Die größte Abweichung liegt in der Einschätzung zu Profilinformationen, die vermeintlich zu einer Nichteinstellung führen. Hier sind es die Bewerber selbst, die sich sehr stark Gedanken um ihre Auftritte in Sozialen Netzwerken machen, „sie wollen nichts Falsches posten.“ Die befragten Studierenden vermuten zum Beispiel, dass übertriebene Pinnwandeinträge, Partybilder, unseriöse Darstellungen sowie politische Kommentare schon zu einer Nichteinstellung führen könnten. „Die befragten Personaler gaben jedoch keinen Grund zu dieser Sorge. Diese nennen weitaus extremere Gründe, die zur Ablehnung führen, z.B. rechtsradikale Haltungen, Feindseligkeiten gegenüber Minderheiten, kriminelle und pornographische Inhalte. Man wird nicht von der Personalabteilung aussortiert, nur weil bei Facebook auf einem Urlaubsfoto zu sehen ist, dass man etwas Alkoholisches zu sich nimmt“, so Prof. Griesbaum.

Die hohe Bedeutung, die  Soziale Online-Netzwerke für den Berufseinstieg bzw. das Personalrecruiting mittlerweile einnehmen, wird durch weitere Untersuchungen aus Hildesheim gestützt. So weist eine bereits 2010 durchgeführte Befragung von 211 Studierenden und 96 Absolventen darauf hin, dass rund 50% der stellensuchenden Studenten und knapp 70% der stellensuchenden Absolventen ein Profil in einem beruflich orientierten Sozialen Online-Netzwerk haben. Interviews mit Unternehmensvertretern aus dem Jahre 2009 zeigen auf, dass auf Unternehmensseite Potentiale nicht nur in der Prüfung von Bewerbern, sondern auch in der aktiven Ansprache von potentiell Qualifizierten sowie in der Aktivierung der Kontakte eigener Mitarbeiter gesehen werden.
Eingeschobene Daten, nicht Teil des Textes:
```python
def agent_class_of(age, sex) -> np.ndarray:
    age = np.asarray(age).astype(np.int64)
# ... 10 lines not shown
                 nets_per_set: Optional[Dict[str, int]] = None, progress=None,
                 desc_wide: Optional[bool] = None, device=None, direct=None, runs=None, presum=None,
                 desc_explicit: Optional[bool] = None, multi_net_block_div: Optional[int] = None) -> HostPlan:
    if len(edge_sets) > N.GJ_MAX_SETS:
        raise ValueError(f"at most {N.GJ_MAX_SETS} edge sets")
    if layout not in ("csr", "tiled", "both"):
        raise ValueError(layout)
    n_ext = n_agents if n_ext_agents is None else n_ext_agents
    want_csr, want_tiled = layout in ("csr", "both"), layout in ("tiled", "both")
    cls_all = None if age is None else agent_class_of(age, sex)
    S, SA = slices if slices is not None else TL.choose_slices(n_ext)
    if eb_target is None:
        eb_target = TL.choose_block_edges(S)
    if multi_net_block_div is None:
        multi_net_block_div = int(os.environ.get("GJ_MULTI_NET_BLOCK_DIV", "1"))
    if want_tiled and n_ext != n_agents and (-(-n_agents // SA)) * SA > n_ext:
        raise ValueError("halo agents must start on a slice boundary (pad the owned range to a multiple of SA)")
    sets, all_blocks, all_long, work = [], [], [], []
    slot = 0
    n_presum = 0
    for sid, (name, es) in enumerate(edge_sets.items()):
        if device is not None and not want_csr:
            hs = _edge_set_on_device(name, es, n_ext, n_agents)
        else:
            hs = compile_edge_set(name, _host(es["agent"]), _host(es["venue"]), _host(es["people"]), n_agents, n_ext,
                                  csr=want_csr)
        sets.append(hs)
        if want_tiled:
            k = (nets_per_set or {}).get(name, 6 if name in leisure_sets else 1)
            use_cls = cls_all if (name in leisure_sets and cls_all is not None) else None
            forced_run = runs is not None and runs is not False and name in runs
            plan_direct = None
            if not forced_run:
                plan_direct = _direct_plan(name, es, hs.n_venues, n_agents, SA, k, direct, device)
            rf, es_t = None, es
# ... 8 lines not shown

                hs.tiled = build_tiled_native(name, es_t["agent"], es_t["venue"], hs.n_venues, hs.v_pcontact, S, SA,
                                              agent_class=use_cls, sv_max=max(16, sv_max // max(1, k)),
                                              eb_target=eb_set, wide=desc_wide, device=device, n_ext_agents=n_ext,
                                              explicit=desc_explicit)
            else:
                hs.tiled = TL.build_tiled(name, es_t["agent"], es_t["venue"], hs.n_venues, hs.v_pcontact, S, SA,
                                          agent_class=use_cls, sv_max=max(16, sv_max // max(1, k)),
                                          eb_target=eb_set, wide=desc_wide, explicit=desc_explicit,
                                          tile_pad=tile_pad)
            t = hs.tiled
            if rf is not None:
                t.runs = _finish_runs(rf, t, n_agents, SA, device)
            elif plan_direct is not None:
                t.ell, t.ell_k = plan_direct()
                t.presum = presum is True and plan_direct.all_owned and n_presum < 6
                n_presum += int(t.presum)
            blk_e0, blk_v0 = _host(t.blk_e0).astype(np.int64), _host(t.blk_v0).astype(np.int64)
            prim = np.diff(_host(t.runs.blk_r0).astype(np.int64)) if t.runs is not None else np.zeros(t.n_blocks, np.int64)
            for j in range(t.n_blocks):
                work.append((int(blk_e0[j + 1] - blk_e0[j]) + int(blk_v0[j + 1] - blk_v0[j]) + int(prim[j]), sid, j))
        if progress:
            progress(f"compiled edge set {name}")
        if not want_csr:
            continue
        b, lr, ns = build_schedule(hs.v_rowptr, sid, slot)
        slot += ns
        all_blocks.append(b)
        all_long.append(lr)
    blocks = np.concatenate(all_blocks) if all_blocks else np.zeros((0, 8), np.int32)
    long_rows = np.concatenate(all_long) if all_long else np.zeros((0, 4), np.int32)
    if block_order == "interleave" and len(blocks):
        order = np.argsort(-(blocks[:, 5] - blocks[:, 4]), kind="stable")
        blocks = blocks[order]
    if age is None:
        cls = np.zeros(n_ext, dtype=np.uint8)
# ... 108 lines not shown
        tabs = []
        for n in networks:
            if n.table is not None:
                self.table_index[n.name] = len(tabs)
                tabs.append(np.asarray(n.table, dtype=np.float32).reshape(N.GJ_TABLE_SIZE))
        self.tables = up(np.stack(tabs)) if tabs else None

        per_set_nets: Dict[str, int] = {}
        for n in networks:
            if n.edge_set not in host.set_index:
                raise KeyError(f"network {n.name}: edge set {n.edge_set!r} not in the world")
            per_set_nets[n.edge_set] = per_set_nets.get(n.edge_set, 0) + 1
        self.keep = []
        self.cum: List[torch.Tensor] = []
        self.tiled_c = None
        by_name = {s.name: s for s in host.sets}
        flat_sizes = {n: max(1, by_name[n].n_venues) * max(1, per_set_nets.get(n, 1))
                      for n in flat_cum_sets if n in by_name}
        self.flat_cum = (torch.zeros(sum(flat_sizes.values()), dtype=torch.float32, device=dev)
                         if flat_sizes else None)
        self.flat_offsets: Dict[str, tuple] = {}
        off = 0
        for n, size in flat_sizes.items():
            self.flat_offsets[n] = (off, size)
            off += size
        plan = N.Plan()
        plan.n_agents = host.n_agents
        plan.n_ext_agents = host.n_ext_agents
        plan.n_sets = len(host.sets)
        for i, s in enumerate(host.sets):
# ... 69 lines not shown
        plan.n_blocks = len(host.blocks)
        plan.n_long_rows = len(host.long_rows)
        plan.n_partial_slots = host.n_partial_slots
        plan.blocks = N.ptr(self.blocks)
        plan.long_rows = N.ptr(self.long_rows)
        plan.partial = N.ptr(self.partial)
        plan.agent_class = N.ptr(self.agent_class)
        plan.tables = N.ptr(self.tables)
        plan.n_tables = len(tabs)
        if self.tiled_c is not None:
            self.work = up(host.work.reshape(-1)) if len(host.work) else None
            self.tiled_c.n_work = len(host.work)
            self.tiled_c.work = N.ptr(self.work)
            self.agent_scratch = (torch.zeros(max(1, host.n_agents), dtype=torch.float32, device=dev)
                                  if split_epilogue else None)
            wgs = int(min(256, max(1, -(-host.n_agents // 4096))))
            for i, s_ in enumerate(host.sets):
                if s_.tiled is not None and s_.tiled.presum and s_.tiled.ell_k:
                    stride = int(plan.sets[i].cum_stride)
                    buf = torch.zeros(wgs * max(1, s_.n_venues) * stride, dtype=torch.int64, device=dev)
                    self.keep[i]["presum"] = buf
                    self.tiled_c.sets[i].presum = buf.data_ptr()
                    self.tiled_c.presum_wgs = wgs
            self.tiled_c.agent_scratch = N.ptr(self.agent_scratch)
            plan.tiled = C.pointer(self.tiled_c)
        self.c = plan

    def cum_of(self, set_name: str) -> torch.Tensor:
        i = self.host.set_index[set_name]
        stride = self.c.sets[i].cum_stride
        return self.cum[i][: self.host.sets[i].n_venues * stride].view(self.host.sets[i].n_venues, stride)

    def location_rows(self, edges=None):
        if getattr(self, "_location_rows", None) is not None:
            return self._location_rows
# ... 40 lines not shown
```

### gradabm-june_amd/grad_june_amd/tiling.py

```python
from __future__ import annotations

from dataclasses import dataclass
from typing import Optional

import numpy as np

SA_MAX = 19840
MAX_AGENT_EDGES = 4096
SV_MAX = 16384
EB_TARGET = 131072
N_CU = 256
PAD = 8
CHUNK = 64


def choose_slices(n_agents: int, sa_max: int = SA_MAX, n_cu: int = N_CU):
    if n_agents <= 0:
        return 1, 64
    if n_agents <= n_cu * 1024:
        sa = 1024 if n_agents > 1024 * 8 else max(64, -(-n_agents // 8))
        sa = -(-sa // 64) * 64
        s = -(-n_agents // sa)
        return s, sa
    m = -(-n_agents // (n_cu * sa_max))
# ... 38 lines not shown
    e_cls: Optional[np.ndarray]
    a_la: np.ndarray
    tile_sptr: np.ndarray
    tile_jpos: np.ndarray
    v_pcontact: np.ndarray
    n_slots: int = 0
    chunk_ptr: Optional[np.ndarray] = None
    chunk_desc: Optional[np.ndarray] = None
    desc_wide: bool = False
    slot_idx: Optional[np.ndarray] = None
    multi_slots: Optional[np.ndarray] = None
    ell: Optional[np.ndarray] = None
    ell_k: int = 0
    runs: Optional["RunForm"] = None
    presum: bool = False


WIDE_SEGMENTS = 6
WIDE_MIN_SHARE = 0.05
EXPLICIT_MIN_SHARE = 0.02


def wide_descriptors(sptr: np.ndarray, jpos_flat: np.ndarray, seg: np.ndarray, chunk_ptr: np.ndarray,
                     first_edge: np.ndarray, chunk_end: np.ndarray, t0: np.ndarray, J: int):
    n_chunks = len(first_edge)
    E = int(sptr[-1])
    tile_len = np.diff(sptr)
    starts_all = sptr[:-1][tile_len > 0]
    tile_ids = np.flatnonzero(tile_len > 0)
    lo = np.searchsorted(starts_all, first_edge, side="right")
# ... 250 lines not shown
    k = 2
    while k < degree_max:
        k *= 2
    return k


def direct_eligible(n_venues: int, n_edges_owned: int, n_agents: int, degree_max: int, nets: int,
                    slice_agents: int) -> bool:
    if n_edges_owned == 0 or n_venues > DIRECT_MAX_VENUES or degree_max > DIRECT_MAX_K:
        return False
    if n_venues * max(1, nets) > DIRECT_TABLE_GROUPS * direct_table_floats(slice_agents):
        return False
    return direct_columns(degree_max) * n_agents <= DIRECT_MAX_PAD * n_edges_owned


def ell_planes(ell_rows_by_k, K: int):
    if K <= 2:
        return ell_rows_by_k.reshape(1, ell_rows_by_k.shape[0], K)
    rows = ell_rows_by_k.shape[0]
    return ell_rows_by_k.reshape(rows, K // 2, 2).transpose(1, 0, 2) if isinstance(ell_rows_by_k, np.ndarray) \
        else ell_rows_by_k.reshape(rows, K // 2, 2).permute(1, 0, 2)


def build_ell(agent_index, venue_index, n_agents: int, n_slices_owned: int, slice_agents: int):
    agent = np.asarray(agent_index, dtype=np.int64).ravel()
    venue = np.asarray(venue_index, dtype=np.int64).ravel()
    owned = agent < n_agents
    a, v = agent[owned], venue[owned]
    order = np.argsort(a, kind="stable")
    a, v = a[order], v[order]
# ... 98 lines not shown
```

Measured before the change: 2056.

## Fold presum partial reduction into venue kernel and auto-select presum sets

```diff
diff --git a/gradabm-june_amd/csrc/gj_tiled.h b/gradabm-june_amd/csrc/gj_tiled.h
--- a/gradabm-june_amd/csrc/gj_tiled.h
+++ b/gradabm-june_amd/csrc/gj_tiled.h
@@ -456,7 +456,12 @@
   const int32_t* blk_r0;
   const float* x;
   int64_t n_x;
-};
+  const fx_t* presum;
+  int32_t presum_wgs;
+  int32_t presum_entries;
+};
+__host__ __device__ constexpr int64_t presum_flag_words(int64_t n) { return 2 * ((n + 63) / 64); }
+__host__ __device__ constexpr int64_t presum_table_units(int64_t n) { return n + presum_flag_words(n); }
 
 struct TileBArgs {
   TSetB sets[GJ_MAX_SETS];
@@ -670,6 +675,57 @@
   }
 }
 
+constexpr int kPresumTables = 8;
+__device__ __forceinline__ void venue_sums_presum(const VenueItem& W, fx_t* sums, uint32_t* vflags) {
+  const TSetB& T = W.T;
+  const int stride = T.stride, n_e = W.nv * stride, n_wgs = T.presum_wgs;
+  const int64_t unit = presum_table_units(T.presum_entries);
+  {
+    const fx_t* base = T.presum + (int64_t)W.v0 * stride;
+    const int span = min(n_e, kTileThreads), G = kTileThreads / span, tg = W.tid / span;
+    if (tg < G) {
+      for (int e = W.tid - tg * span; e < n_e; e += span) {
+        fx_t s = 0;
+        for (int w0 = tg; w0 < n_wgs; w0 += kPresumTables * G) {
+          fx_t p[kPresumTables];
+#pragma unroll
+          for (int u = 0; u < kPresumTables; ++u)
+            p[u] = __builtin_nontemporal_load(base + (int64_t)min(w0 + u * G, n_wgs - 1) * unit + e);
+#pragma unroll
+          for (int u = 0; u < kPresumTables; ++u) s += (w0 + u * G < n_wgs) ? p[u] : (fx_t)0;
+        }
+        const int lv = e / stride, k = e % stride;
+        if (k < W.nk) atomicAdd(&sums[k * W.nv + lv], s);
+      }
+    }
+  }
+  const int g_lo = W.v0 * stride, w_lo = g_lo >> 5, nw = ((g_lo + n_e - 1) >> 5) - w_lo + 1;
+  const int fwords = (int)presum_flag_words(T.presum_entries);
+  const uint32_t* fbase = reinterpret_cast<const uint32_t*>(T.presum + T.presum_entries);
+  const int span = min(2 * nw, kTileThreads), G = kTileThreads / span, tg = W.tid / span;
+  if (tg < G) {
+    for (int j = W.tid - tg * span; j < 2 * nw; j += span) {
+      const int neg = j >= nw, wi = w_lo + j - neg * nw;
+      const uint32_t* f = fbase + neg * fwords + wi;
+      uint32_t m = 0u;
+      for (int w0 = tg; w0 < n_wgs; w0 += kPresumTables * G) {
+        uint32_t p[kPresumTables];
+#pragma unroll
+        for (int u = 0; u < kPresumTables; ++u) p[u] = f[(int64_t)min(w0 + u * G, n_wgs - 1) * unit * 2];
+#pragma unroll
+        for (int u = 0; u < kPresumTables; ++u) m |= (w0 + u * G < n_wgs) ? p[u] : 0u;
+      }
+      while (m) {
+        const int g = wi * 32 + __builtin_ctz(m) - g_lo;
+        m &= m - 1u;
+        if ((unsigned)g >= (unsigned)n_e || g % stride >= W.nk) continue;
+        const int i = (g % stride) * W.nv + g / stride;
+        atomicOr(&vflags[neg * W.vwords + (i >> 5)], 1u << (i & 31));
+      }
+    }
+  }
+}
+
 __device__ __forceinline__ void venue_cum_write(const VenueItem& W, const fx_t* sums, const uint32_t* vflags, float* cumf) {
   const TSetB& T = W.T;
   for (int l0 = W.tid; l0 < W.nv; l0 += kCumBatch * kTileThreads) {
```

Internationales Informationsmanagement an der Universität Hildesheim studieren

Im Mittelpunkt von Forschung und Lehre steht bei Prof. Joachim Griesbaum die Welt des Internets. Die Studierenden des Studiengangs  „Internationales Informationsmanagement“  befassen sich im Schnittfeld von Sprache, Kommunikation und Information mit vielfältigen Aspekten der Neuen Medien – auch aus internationaler und interkultureller Perspektive: Wie funktioniert die Kommunikation in Sozialen Netzwerken, in interkulturell geprägten Situationen oder beim Online Marketing? Wie wird das Internet in beruflichen Kontexten genutzt? Was zeichnet eine benutzerfreundliche Internetseite aus? Verstehen Computer Sprache? Wie gelangen wir bei der Masse an Daten an die gewünschten Informationen? „Diese Studieninhalte sind zentrale Erfolgsfaktoren für Wirtschaft und Unternehmen“, erklärt Joachim Griesbaum. Absolventen sind heute weltweit tätig – ob im Online Marketing bei Adobe, für VW in Wolfsburg oder Florida, als Informations- und Wissensmanager bei Accenture oder im PR-Bereich bei MAN. Zentrale Schlüsselqualifikationen hierfür sind die ebenfalls im Studiengang vermittelten interkulturellen Kompetenzen. Neben der Informationswissenschaft kann im Studium Interkulturelle Kommunikation als Schwerpunkt gewählt werden.